- Problem to work on
Here is the listing. Print it exactly.
%%
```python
def conv2d_bwd_filter_batch(xs, dpres, dws, dbiases=None, w_for_decay=None, wd_scale=0.0, padding='same', workspace=None,
                            stride=1, precision='highest'):
    L = len(xs)
    if not (len(dpres) == len(dws) == L) or (dbiases is not None and len(dbiases) != L) or (w_for_decay is not None and len(w_for_decay) != L):
        raise ValueError('conv2d_bwd_filter_batch: the per-layer lists differ in length')
    for l in range(L):
        _chk(xs[l], 'x'); _chk(dpres[l], 'dpre'); _chk(dws[l], 'dw')
        _chk(None if dbiases is None else dbiases[l], 'dbias'); _chk(None if w_for_decay is None else w_for_decay[l], 'w_for_decay')
    d = conv_desc(xs[0].shape, dws[0].shape, padding, stride=stride, precision=precision)
    for l in range(L):
        if tuple(xs[l].shape) != tuple(xs[0].shape) or tuple(dpres[l].shape) != tuple(out_shape(d)) or tuple(dws[l].shape) != tuple(dws[0].shape):
            raise ValueError('conv2d_bwd_filter_batch: layer %d does not have the shape of layer 0' % l)
    if workspace is None:
        need = _load_lib().srx_conv2d_bwd_filter_batch_workspace_bytes(ctypes.byref(d), L)
        workspace = torch.empty((max(need, 16) + 3) // 4, dtype=torch.float32, device=xs[0].device)
    _chk(workspace, 'workspace')
    check(lib().srx_conv2d_bwd_filter_batch(ctypes.byref(d), L, _ptr_array(xs), _ptr_array(dpres), _ptr_array(dws),
                                            None if dbiases is None else _ptr_array(dbiases),
                                            None if w_for_decay is None else _ptr_array(w_for_decay), float(wd_scale),
                                            _ptr(workspace), workspace.numel() * 4, _stream()), 'srx_conv2d_bwd_filter_batch')
    return dws, dbiases


def set_wgrad_batch(on):
    return lib().srx_set_wgrad_batch(int(on))


def act_bwd(dy, y, act, out=None):
    _chk(dy, 'dy'); _chk(y, 'y')
    out = out if out is not None else torch.empty_like(dy)
    check(lib().srx_act_bwd(_ptr(dy), _ptr(y), _ptr(out), dy.numel(), ACT_BY_NAME[act], _stream()), 'srx_act_bwd')
    return out


def depth_to_space(x, r, out=None):
    _chk(x, 'x')
    N, H, W, D = x.shape
    if D % (r * r):
        raise ValueError('depth %d not divisible by r*r=%d' % (D, r * r))
    C = D // (r * r)
    out = out if out is not None else torch.empty((N, H * r, W * r, C), dtype=torch.float32, device=x.device)
    check(lib().srx_depth_to_space(_ptr(x), _ptr(out), N, H, W, C, r, _stream()), 'srx_depth_to_space')
    return out


def espcn_forward(x, params, r, out=None):
    _chk(x, 'x')
    for k, b in params:
        _chk(k, 'kernel'); _chk(b, 'bias')
    (w1, b1), (w2, b2), (w3, b3) = params
    N, H, W, C = x.shape
    if C != 3 or tuple(w1.shape) != (5, 5, 3, 64) or tuple(w2.shape) != (3, 3, 64, 32) or tuple(w3.shape) != (3, 3, 32, 3 * r * r):
        raise ValueError('espcn_forward: shapes do not describe ESPCN 5-3-3 with scaling factor %d' % r)
    out = out if out is not None else torch.empty((N, H * r, W * r, 3), dtype=torch.float32, device=x.device)
    check(lib().srx_espcn_forward(_ptr(x), _ptr(w1), _ptr(b1), _ptr(w2), _ptr(b2), _ptr(w3), _ptr(b3), _ptr(out),
                                  N, H, W, int(r), _stream()), 'srx_espcn_forward')
    return out

# ... 1095 lines not shown
```

Baseline: 20310 patches/s.
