void launch_emit_lists(CandState cs, const int *qsel, int nsel, int k, const int64_t *ids,
                       float *out_dist, int64_t *out_labels, uint32_t *flags_host, hipStream_t s);

void launch_init_cand(CandState cs, const int *qsel, int nsel, hipStream_t s);
void launch_fill_empty(float *dist, int64_t *lab, int64_t n, hipStream_t s);

void launch_merge_topk(int nshards, int64_t nq, int k, const float *dist_in, const int64_t *lab_in,
                       int64_t dist_stride, int64_t lab_stride, float *dist_out, int64_t *lab_out, hipStream_t s);

void launch_fill_uniform(float *dst, int64_t n, uint64_t seed, int64_t offset, hipStream_t s);
void launch_fill_codes(uint8_t *dst, int64_t n, uint64_t seed, int64_t offset, hipStream_t s);
void launch_fill_uniform_rows(float *dst, const int64_t *ids, int64_t nrows, int dim, uint64_t seed, hipStream_t s);

void launch_build_adc_table(const float *codebooks, int M, int K, int sub, const float *Q, int nq,
                            float *tables, hipStream_t s, float *minrng = nullptr,
                            uint32_t *zero_a = nullptr, uint32_t *zero_b = nullptr);
void launch_adc_scan(const float *table, int M, const uint8_t *codes, int64_t row_begin, int64_t row_end,
                     int slot, const uint8_t *mask, CandState cs, bool boot, float *all_out,
                     int64_t out_base, hipStream_t s, const int *skip_if_ok = nullptr);

void launch_adc_sample(const float *table, int M, const uint8_t *codes, int64_t n, uint32_t count, uint64_t *out,
                       hipStream_t s);
uint32_t launch_sample_topm(const uint64_t *in, uint32_t count_total, int m, CandState cs, int slot, hipStream_t s);

void launch_pq_encode(const float *codebooks, int M, int K, int sub, const float *X, int64_t n, uint8_t *codes,
                      hipStream_t s);
void launch_pq_decode(const float *codebooks, int M, int K, int sub, const uint8_t *codes, int64_t n, float *out,
                      hipStream_t s);
void launch_adc_quantise(const float *table, const float *minrng, int M, const uint64_t *tau, uint8_t *qtab, int *params,
                         hipStream_t s);
bool launch_adc_prefilter(const uint8_t *qtab, const int *params, int M, const uint8_t *codes, int64_t n,
                          uint32_t *cand, uint32_t cand_cap, uint32_t *cand_cnt, hipStream_t s);
bool launch_adc_prefilter2(const uint8_t *qtab, const int *params, uint32_t *cand, uint32_t *cand_cnt, const uint8_t *qtab2,
                           const int *params2, uint32_t *cand2, uint32_t *cand_cnt2, int M, const uint8_t *codes, int64_t n,
                           uint32_t cand_cap, hipStream_t s);
bool launch_adc_prefilter4(const uint8_t *const qtab[4], const int *const params[4], uint32_t *const cand[4], uint32_t *const cand_cnt[4],
                           int M, const uint8_t *codes, int64_t n, uint32_t cand_cap, hipStream_t s);
void launch_adc_exact_candidates(const float *table, int M, const uint8_t *codes, const uint32_t *cand,
                                 const uint32_t *cand_cnt, uint32_t cand_cap, const int *params, int slot, CandState cs,
                                 hipStream_t s);
void launch_adc_rerank(const float *table, int M, const uint8_t *codes, int64_t n, const int64_t *rows, int64_t nrows,
                       float *out_dist, float *out_score, hipStream_t s);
%%
- Response to this exercise
```python
def conv2d_bwd_filter_batch(xs, dpres, dws, dbiases=None, w_for_decay=None, wd_scale=0.0, padding='same', workspace=None,
                            stride=1, precision='highest'):
    L = len(xs)
    if not (len(dpres) == len(dws) == L) or (dbiases is not None and len(dbiases) != L) or (w_for_decay is not None and len(w_for_decay) != L):
        raise ValueError('conv2d_bwd_filter_batch: the per-layer lists differ in length')
    for l in range(L):
        _chk(xs[l], 'x'); _chk(dpres[l], 'dpre'); _chk(dws[l], 'dw')
        _chk(None if dbiases is None else dbiases[l], 'dbias'); _chk(None if w_for_decay is None else w_for_decay[l], 'w_for_decay')
    d = conv_desc(xs[0].shape, dws[0].shape, padding, stride=stride, precision=precision)
    for l in range(L):
        if tuple(xs[l].shape) != tuple(xs[0].shape) or tuple(dpres[l].shape) != tuple(out_shape(d)) or tuple(dws[l].shape) != tuple(dws[0].shape):
            raise ValueError('conv2d_bwd_filter_batch: layer %d does not have the shape of layer 0' % l)
    if workspace is None:
        need = _load_lib().srx_conv2d_bwd_filter_batch_workspace_bytes(ctypes.byref(d), L)
        workspace = torch.empty((max(need, 16) + 3) // 4, dtype=torch.float32, device=xs[0].device)
    _chk(workspace, 'workspace')
    check(lib().srx_conv2d_bwd_filter_batch(ctypes.byref(d), L, _ptr_array(xs), _ptr_array(dpres), _ptr_array(dws),
                                            None if dbiases is None else _ptr_array(dbiases),
                                            None if w_for_decay is None else _ptr_array(w_for_decay), float(wd_scale),
                                            _ptr(workspace), workspace.numel() * 4, _stream()), 'srx_conv2d_bwd_filter_batch')
    return dws, dbiases


def set_wgrad_batch(on):
    return lib().srx_set_wgrad_batch(int(on))


def act_bwd(dy, y, act, out=None):
    _chk(dy, 'dy'); _chk(y, 'y')
    out = out if out is not None else torch.empty_like(dy)
    check(lib().srx_act_bwd(_ptr(dy), _ptr(y), _ptr(out), dy.numel(), ACT_BY_NAME[act], _stream()), 'srx_act_bwd')
    return out


def depth_to_space(x, r, out=None):
    _chk(x, 'x')
    N, H, W, D = x.shape
    if D % (r * r):
        raise ValueError('depth %d not divisible by r*r=%d' % (D, r * r))
    C = D // (r * r)
    out = out if out is not None else torch.empty((N, H * r, W * r, C), dtype=torch.float32, device=x.device)
    check(lib().srx_depth_to_space(_ptr(x), _ptr(out), N, H, W, C, r, _stream()), 'srx_depth_to_space')
    return out


def espcn_forward(x, params, r, out=None):
    _chk(x, 'x')
    for k, b in params:
        _chk(k, 'kernel'); _chk(b, 'bias')
    (w1, b1), (w2, b2), (w3, b3) = params
    N, H, W, C = x.shape
    if C != 3 or tuple(w1.shape) != (5, 5, 3, 64) or tuple(w2.shape) != (3, 3, 64, 32) or tuple(w3.shape) != (3, 3, 32, 3 * r * r):
        raise ValueError('espcn_forward: shapes do not describe ESPCN 5-3-3 with scaling factor %d' % r)
    out = out if out is not None else torch.empty((N, H * r, W * r, 3), dtype=torch.float32, device=x.device)
    check(lib().srx_espcn_forward(_ptr(x), _ptr(w1), _ptr(b1), _ptr(w2), _ptr(b2), _ptr(w3), _ptr(b3), _ptr(out),
                                  N, H, W, int(r), _stream()), 'srx_espcn_forward')
    return out

# ... 1095 lines not shown
```

Baseline: 20310 patches/s.
void launch_emit_lists(CandState cs, const int *qsel, int nsel, int k, const int64_t *ids,
                       float *out_dist, int64_t *out_labels, uint32_t *flags_host, hipStream_t s);

void launch_init_cand(CandState cs, const int *qsel, int nsel, hipStream_t s);
void launch_fill_empty(float *dist, int64_t *lab, int64_t n, hipStream_t s);

void launch_merge_topk(int nshards, int64_t nq, int k, const float *dist_in, const int64_t *lab_in,
                       int64_t dist_stride, int64_t lab_stride, float *dist_out, int64_t *lab_out, hipStream_t s);

void launch_fill_uniform(float *dst, int64_t n, uint64_t seed, int64_t offset, hipStream_t s);
void launch_fill_codes(uint8_t *dst, int64_t n, uint64_t seed, int64_t offset, hipStream_t s);
void launch_fill_uniform_rows(float *dst, const int64_t *ids, int64_t nrows, int dim, uint64_t seed, hipStream_t s);

void launch_build_adc_table(const float *codebooks, int M, int K, int sub, const float *Q, int nq,
                            float *tables, hipStream_t s, float *minrng = nullptr,
                            uint32_t *zero_a = nullptr, uint32_t *zero_b = nullptr);
void launch_adc_scan(const float *table, int M, const uint8_t *codes, int64_t row_begin, int64_t row_end,
                     int slot, const uint8_t *mask, CandState cs, bool boot, float *all_out,
                     int64_t out_base, hipStream_t s, const int *skip_if_ok = nullptr);

void launch_adc_sample(const float *table, int M, const uint8_t *codes, int64_t n, uint32_t count, uint64_t *out,
                       hipStream_t s);
uint32_t launch_sample_topm(const uint64_t *in, uint32_t count_total, int m, CandState cs, int slot, hipStream_t s);

void launch_pq_encode(const float *codebooks, int M, int K, int sub, const float *X, int64_t n, uint8_t *codes,
                      hipStream_t s);
void launch_pq_decode(const float *codebooks, int M, int K, int sub, const uint8_t *codes, int64_t n, float *out,
                      hipStream_t s);
void launch_adc_quantise(const float *table, const float *minrng, int M, const uint64_t *tau, uint8_t *qtab, int *params,
                         hipStream_t s);
bool launch_adc_prefilter(const uint8_t *qtab, const int *params, int M, const uint8_t *codes, int64_t n,
                          uint32_t *cand, uint32_t cand_cap, uint32_t *cand_cnt, hipStream_t s);
bool launch_adc_prefilter2(const uint8_t *qtab, const int *params, uint32_t *cand, uint32_t *cand_cnt, const uint8_t *qtab2,
                           const int *params2, uint32_t *cand2, uint32_t *cand_cnt2, int M, const uint8_t *codes, int64_t n,
                           uint32_t cand_cap, hipStream_t s);
bool launch_adc_prefilter4(const uint8_t *const qtab[4], const int *const params[4], uint32_t *const cand[4], uint32_t *const cand_cnt[4],
                           int M, const uint8_t *codes, int64_t n, uint32_t cand_cap, hipStream_t s);
void launch_adc_exact_candidates(const float *table, int M, const uint8_t *codes, const uint32_t *cand,
                                 const uint32_t *cand_cnt, uint32_t cand_cap, const int *params, int slot, CandState cs,
                                 hipStream_t s);
void launch_adc_rerank(const float *table, int M, const uint8_t *codes, int64_t n, const int64_t *rows, int64_t nrows,
                       float *out_dist, float *out_score, hipStream_t s);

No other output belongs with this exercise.